Data provided
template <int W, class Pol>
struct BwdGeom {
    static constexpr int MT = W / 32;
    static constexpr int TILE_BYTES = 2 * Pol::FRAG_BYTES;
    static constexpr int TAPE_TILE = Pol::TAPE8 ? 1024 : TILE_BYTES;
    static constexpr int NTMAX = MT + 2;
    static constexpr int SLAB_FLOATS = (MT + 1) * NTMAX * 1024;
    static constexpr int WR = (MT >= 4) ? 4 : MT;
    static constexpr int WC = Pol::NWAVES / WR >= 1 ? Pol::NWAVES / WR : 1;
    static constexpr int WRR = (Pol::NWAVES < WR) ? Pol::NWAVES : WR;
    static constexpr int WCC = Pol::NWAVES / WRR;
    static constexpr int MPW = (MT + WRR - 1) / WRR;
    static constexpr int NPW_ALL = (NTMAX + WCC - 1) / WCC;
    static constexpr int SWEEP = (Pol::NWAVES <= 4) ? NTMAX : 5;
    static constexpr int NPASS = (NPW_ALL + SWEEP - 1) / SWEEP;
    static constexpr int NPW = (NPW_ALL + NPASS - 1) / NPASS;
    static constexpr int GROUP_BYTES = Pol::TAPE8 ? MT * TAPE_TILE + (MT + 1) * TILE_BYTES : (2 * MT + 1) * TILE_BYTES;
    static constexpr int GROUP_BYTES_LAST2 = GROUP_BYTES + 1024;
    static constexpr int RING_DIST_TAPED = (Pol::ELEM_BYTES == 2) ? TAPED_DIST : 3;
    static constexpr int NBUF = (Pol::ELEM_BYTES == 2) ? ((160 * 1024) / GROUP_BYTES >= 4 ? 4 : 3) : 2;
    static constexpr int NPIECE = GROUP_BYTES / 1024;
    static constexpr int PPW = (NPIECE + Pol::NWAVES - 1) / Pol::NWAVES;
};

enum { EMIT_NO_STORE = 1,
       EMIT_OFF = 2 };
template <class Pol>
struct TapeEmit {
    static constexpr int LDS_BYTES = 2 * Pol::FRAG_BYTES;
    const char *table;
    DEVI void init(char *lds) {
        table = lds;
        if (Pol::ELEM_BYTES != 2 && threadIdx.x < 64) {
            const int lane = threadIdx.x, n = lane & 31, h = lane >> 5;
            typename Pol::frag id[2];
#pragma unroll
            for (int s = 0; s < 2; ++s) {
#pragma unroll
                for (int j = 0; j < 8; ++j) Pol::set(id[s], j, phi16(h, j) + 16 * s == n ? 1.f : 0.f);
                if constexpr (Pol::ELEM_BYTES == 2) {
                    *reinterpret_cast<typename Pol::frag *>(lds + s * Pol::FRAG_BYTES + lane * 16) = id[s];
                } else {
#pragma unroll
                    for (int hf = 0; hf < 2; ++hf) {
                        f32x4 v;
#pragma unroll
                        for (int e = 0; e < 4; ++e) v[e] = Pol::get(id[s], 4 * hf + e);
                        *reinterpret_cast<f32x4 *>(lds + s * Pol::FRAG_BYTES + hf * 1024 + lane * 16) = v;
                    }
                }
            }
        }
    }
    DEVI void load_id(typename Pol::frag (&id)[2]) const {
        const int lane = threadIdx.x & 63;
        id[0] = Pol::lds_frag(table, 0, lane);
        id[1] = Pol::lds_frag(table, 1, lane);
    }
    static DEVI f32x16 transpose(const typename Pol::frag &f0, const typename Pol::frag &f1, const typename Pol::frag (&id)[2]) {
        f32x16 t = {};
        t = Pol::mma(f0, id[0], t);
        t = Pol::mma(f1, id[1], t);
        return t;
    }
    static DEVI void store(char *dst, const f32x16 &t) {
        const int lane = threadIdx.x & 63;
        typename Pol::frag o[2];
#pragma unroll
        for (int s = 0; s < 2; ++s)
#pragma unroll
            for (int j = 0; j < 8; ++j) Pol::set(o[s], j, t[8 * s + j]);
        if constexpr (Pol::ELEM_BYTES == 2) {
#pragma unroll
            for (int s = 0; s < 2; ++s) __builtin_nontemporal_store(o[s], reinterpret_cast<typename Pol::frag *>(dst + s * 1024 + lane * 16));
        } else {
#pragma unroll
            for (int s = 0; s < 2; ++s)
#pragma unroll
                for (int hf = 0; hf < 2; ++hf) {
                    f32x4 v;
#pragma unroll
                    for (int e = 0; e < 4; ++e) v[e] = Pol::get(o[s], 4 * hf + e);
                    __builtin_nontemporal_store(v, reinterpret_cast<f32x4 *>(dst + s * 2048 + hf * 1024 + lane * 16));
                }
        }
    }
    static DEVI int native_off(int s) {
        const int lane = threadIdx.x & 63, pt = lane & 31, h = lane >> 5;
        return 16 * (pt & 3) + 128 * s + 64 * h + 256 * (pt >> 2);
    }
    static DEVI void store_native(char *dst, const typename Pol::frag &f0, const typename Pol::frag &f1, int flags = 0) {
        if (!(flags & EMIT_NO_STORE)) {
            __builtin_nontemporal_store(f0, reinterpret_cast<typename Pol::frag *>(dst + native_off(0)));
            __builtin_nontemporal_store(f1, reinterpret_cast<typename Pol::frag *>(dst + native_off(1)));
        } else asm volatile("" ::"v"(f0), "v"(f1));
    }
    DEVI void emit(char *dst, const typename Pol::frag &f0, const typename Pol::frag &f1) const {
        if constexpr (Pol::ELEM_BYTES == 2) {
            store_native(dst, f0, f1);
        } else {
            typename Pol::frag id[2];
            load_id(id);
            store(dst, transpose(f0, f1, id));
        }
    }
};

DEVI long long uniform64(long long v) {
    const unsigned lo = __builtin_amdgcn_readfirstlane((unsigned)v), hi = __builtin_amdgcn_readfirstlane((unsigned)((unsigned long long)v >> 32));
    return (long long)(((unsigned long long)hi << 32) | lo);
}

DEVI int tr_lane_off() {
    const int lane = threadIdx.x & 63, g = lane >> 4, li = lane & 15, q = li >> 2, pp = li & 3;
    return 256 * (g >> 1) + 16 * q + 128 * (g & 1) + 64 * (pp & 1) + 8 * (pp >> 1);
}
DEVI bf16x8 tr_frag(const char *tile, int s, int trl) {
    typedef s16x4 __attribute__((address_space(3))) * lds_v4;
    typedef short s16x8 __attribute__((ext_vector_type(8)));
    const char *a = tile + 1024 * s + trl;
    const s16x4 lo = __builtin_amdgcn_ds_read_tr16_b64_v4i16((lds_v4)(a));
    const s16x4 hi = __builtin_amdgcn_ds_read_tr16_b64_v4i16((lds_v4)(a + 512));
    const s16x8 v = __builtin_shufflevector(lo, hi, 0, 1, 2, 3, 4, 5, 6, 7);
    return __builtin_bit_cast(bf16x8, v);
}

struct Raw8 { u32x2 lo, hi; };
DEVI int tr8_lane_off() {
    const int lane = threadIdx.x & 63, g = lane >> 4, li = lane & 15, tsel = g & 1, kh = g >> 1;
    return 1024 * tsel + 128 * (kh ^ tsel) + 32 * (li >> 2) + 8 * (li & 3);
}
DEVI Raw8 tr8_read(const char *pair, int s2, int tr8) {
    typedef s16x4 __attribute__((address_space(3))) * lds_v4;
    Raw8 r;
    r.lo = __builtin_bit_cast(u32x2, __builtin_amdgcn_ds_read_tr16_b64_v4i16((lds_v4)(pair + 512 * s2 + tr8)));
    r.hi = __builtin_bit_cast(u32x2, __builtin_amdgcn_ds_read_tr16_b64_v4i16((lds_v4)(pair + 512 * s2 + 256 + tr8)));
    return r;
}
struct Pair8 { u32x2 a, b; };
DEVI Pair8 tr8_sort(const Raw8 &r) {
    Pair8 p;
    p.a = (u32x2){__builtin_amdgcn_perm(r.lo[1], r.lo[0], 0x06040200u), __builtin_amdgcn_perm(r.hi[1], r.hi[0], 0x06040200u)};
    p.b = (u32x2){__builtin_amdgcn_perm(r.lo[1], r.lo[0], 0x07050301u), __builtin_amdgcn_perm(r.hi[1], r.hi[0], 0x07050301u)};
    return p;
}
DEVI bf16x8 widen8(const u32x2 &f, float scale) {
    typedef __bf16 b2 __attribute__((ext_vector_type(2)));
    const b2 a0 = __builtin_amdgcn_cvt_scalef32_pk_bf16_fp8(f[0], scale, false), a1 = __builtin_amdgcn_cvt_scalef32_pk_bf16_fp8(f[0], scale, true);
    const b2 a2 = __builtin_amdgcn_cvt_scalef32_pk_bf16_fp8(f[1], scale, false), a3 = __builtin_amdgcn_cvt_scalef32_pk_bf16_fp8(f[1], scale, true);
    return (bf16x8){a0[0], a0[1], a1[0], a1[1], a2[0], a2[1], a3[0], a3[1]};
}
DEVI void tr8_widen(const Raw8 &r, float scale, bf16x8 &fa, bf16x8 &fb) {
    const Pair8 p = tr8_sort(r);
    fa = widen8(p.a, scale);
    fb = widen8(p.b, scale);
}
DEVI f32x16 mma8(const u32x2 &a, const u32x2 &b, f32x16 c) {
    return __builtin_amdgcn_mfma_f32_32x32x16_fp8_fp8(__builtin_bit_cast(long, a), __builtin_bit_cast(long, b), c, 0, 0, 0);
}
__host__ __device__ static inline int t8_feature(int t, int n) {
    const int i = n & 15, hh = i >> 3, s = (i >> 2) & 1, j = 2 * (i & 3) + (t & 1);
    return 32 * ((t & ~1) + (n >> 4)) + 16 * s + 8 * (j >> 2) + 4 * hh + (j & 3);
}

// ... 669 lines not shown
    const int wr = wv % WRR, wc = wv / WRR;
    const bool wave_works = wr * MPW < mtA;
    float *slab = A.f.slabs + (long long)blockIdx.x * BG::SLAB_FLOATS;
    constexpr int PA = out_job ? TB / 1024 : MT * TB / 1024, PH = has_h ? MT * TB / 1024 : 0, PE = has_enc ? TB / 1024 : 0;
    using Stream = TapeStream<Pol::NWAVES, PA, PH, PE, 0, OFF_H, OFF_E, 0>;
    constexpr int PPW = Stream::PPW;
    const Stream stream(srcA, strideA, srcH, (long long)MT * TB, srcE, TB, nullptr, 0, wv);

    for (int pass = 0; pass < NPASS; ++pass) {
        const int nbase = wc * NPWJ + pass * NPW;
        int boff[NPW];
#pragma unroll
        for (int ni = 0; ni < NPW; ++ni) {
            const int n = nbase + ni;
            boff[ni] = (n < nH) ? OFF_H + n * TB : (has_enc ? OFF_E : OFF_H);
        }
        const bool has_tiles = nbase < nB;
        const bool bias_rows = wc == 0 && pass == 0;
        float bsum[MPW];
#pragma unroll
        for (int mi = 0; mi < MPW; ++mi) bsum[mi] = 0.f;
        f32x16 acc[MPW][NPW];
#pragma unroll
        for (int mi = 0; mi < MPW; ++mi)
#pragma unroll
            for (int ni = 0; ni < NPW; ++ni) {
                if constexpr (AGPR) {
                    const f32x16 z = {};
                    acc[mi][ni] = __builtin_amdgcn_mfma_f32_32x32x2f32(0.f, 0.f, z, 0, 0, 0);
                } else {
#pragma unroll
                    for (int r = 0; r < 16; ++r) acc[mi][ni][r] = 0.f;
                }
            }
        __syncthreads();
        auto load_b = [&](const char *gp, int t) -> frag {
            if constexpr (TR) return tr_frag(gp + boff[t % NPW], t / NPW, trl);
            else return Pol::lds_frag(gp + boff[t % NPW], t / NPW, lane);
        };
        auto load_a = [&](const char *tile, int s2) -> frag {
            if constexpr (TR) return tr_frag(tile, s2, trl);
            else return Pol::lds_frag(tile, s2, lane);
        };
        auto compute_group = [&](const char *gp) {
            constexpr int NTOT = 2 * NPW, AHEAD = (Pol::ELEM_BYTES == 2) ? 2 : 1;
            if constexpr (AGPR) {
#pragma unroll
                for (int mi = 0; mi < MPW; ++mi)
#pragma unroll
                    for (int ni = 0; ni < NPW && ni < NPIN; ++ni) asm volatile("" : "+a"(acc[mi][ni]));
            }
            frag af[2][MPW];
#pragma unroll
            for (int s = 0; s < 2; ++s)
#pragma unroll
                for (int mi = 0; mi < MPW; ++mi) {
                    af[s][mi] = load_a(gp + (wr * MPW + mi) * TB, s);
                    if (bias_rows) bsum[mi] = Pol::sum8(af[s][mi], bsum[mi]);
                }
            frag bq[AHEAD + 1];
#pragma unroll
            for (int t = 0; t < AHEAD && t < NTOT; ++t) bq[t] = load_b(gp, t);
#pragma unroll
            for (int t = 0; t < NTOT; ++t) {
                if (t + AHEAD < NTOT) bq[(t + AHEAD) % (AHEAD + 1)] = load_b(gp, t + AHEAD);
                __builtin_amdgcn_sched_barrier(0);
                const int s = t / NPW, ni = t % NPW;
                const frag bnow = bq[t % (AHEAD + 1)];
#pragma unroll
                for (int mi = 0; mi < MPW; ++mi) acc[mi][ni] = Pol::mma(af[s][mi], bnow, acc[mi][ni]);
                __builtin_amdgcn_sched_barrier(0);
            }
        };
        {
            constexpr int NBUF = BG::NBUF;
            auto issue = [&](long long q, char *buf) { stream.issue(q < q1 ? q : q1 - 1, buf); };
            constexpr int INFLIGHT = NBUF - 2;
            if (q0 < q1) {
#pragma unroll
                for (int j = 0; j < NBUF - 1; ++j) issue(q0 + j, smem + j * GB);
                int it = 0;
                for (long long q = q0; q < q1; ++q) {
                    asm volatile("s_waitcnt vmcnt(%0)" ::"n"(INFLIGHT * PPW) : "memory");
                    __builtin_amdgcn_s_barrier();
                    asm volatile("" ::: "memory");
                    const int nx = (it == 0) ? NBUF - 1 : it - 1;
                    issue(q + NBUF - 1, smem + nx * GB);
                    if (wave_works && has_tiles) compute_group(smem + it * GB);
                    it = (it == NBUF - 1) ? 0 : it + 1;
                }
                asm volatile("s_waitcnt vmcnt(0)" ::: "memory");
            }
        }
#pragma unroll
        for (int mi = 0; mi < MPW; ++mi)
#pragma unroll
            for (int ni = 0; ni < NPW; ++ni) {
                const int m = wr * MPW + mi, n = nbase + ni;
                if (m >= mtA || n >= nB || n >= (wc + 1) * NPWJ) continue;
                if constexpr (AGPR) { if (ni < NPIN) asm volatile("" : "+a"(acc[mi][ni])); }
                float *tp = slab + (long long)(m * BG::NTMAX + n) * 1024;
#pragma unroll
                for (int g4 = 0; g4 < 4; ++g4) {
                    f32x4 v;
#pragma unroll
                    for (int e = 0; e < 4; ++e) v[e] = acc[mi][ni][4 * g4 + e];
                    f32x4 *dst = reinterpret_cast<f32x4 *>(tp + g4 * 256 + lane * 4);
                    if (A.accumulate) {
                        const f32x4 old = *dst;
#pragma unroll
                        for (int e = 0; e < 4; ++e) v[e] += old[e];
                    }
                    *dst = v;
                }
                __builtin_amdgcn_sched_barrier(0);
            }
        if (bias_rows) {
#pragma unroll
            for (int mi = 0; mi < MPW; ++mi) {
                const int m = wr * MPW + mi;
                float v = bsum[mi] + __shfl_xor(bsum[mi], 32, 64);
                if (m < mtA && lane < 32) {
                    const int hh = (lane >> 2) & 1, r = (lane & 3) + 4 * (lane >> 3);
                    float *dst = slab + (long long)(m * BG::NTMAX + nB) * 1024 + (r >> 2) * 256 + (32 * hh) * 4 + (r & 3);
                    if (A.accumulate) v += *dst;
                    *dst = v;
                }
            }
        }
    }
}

What needs to be done
Take the entries above and return only the lines from the one with "for (int r = 0;" to the one with "for (int mi = 0; mi < MPW; ++mi) acc[mi][ni]", both included, unchanged.

Solution below
                    for (int r = 0; r < 16; ++r) acc[mi][ni][r] = 0.f;
                }
            }
        __syncthreads();
        auto load_b = [&](const char *gp, int t) -> frag {
            if constexpr (TR) return tr_frag(gp + boff[t % NPW], t / NPW, trl);
            else return Pol::lds_frag(gp + boff[t % NPW], t / NPW, lane);
        };
        auto load_a = [&](const char *tile, int s2) -> frag {
            if constexpr (TR) return tr_frag(tile, s2, trl);
            else return Pol::lds_frag(tile, s2, lane);
        };
        auto compute_group = [&](const char *gp) {
            constexpr int NTOT = 2 * NPW, AHEAD = (Pol::ELEM_BYTES == 2) ? 2 : 1;
            if constexpr (AGPR) {
#pragma unroll
                for (int mi = 0; mi < MPW; ++mi)
#pragma unroll
                    for (int ni = 0; ni < NPW && ni < NPIN; ++ni) asm volatile("" : "+a"(acc[mi][ni]));
            }
            frag af[2][MPW];
#pragma unroll
            for (int s = 0; s < 2; ++s)
#pragma unroll
                for (int mi = 0; mi < MPW; ++mi) {
                    af[s][mi] = load_a(gp + (wr * MPW + mi) * TB, s);
                    if (bias_rows) bsum[mi] = Pol::sum8(af[s][mi], bsum[mi]);
                }
            frag bq[AHEAD + 1];
#pragma unroll
            for (int t = 0; t < AHEAD && t < NTOT; ++t) bq[t] = load_b(gp, t);
#pragma unroll
            for (int t = 0; t < NTOT; ++t) {
                if (t + AHEAD < NTOT) bq[(t + AHEAD) % (AHEAD + 1)] = load_b(gp, t + AHEAD);
                __builtin_amdgcn_sched_barrier(0);
                const int s = t / NPW, ni = t % NPW;
                const frag bnow = bq[t % (AHEAD + 1)];
#pragma unroll
                for (int mi = 0; mi < MPW; ++mi) acc[mi][ni] = Pol::mma(af[s][mi], bnow, acc[mi][ni]);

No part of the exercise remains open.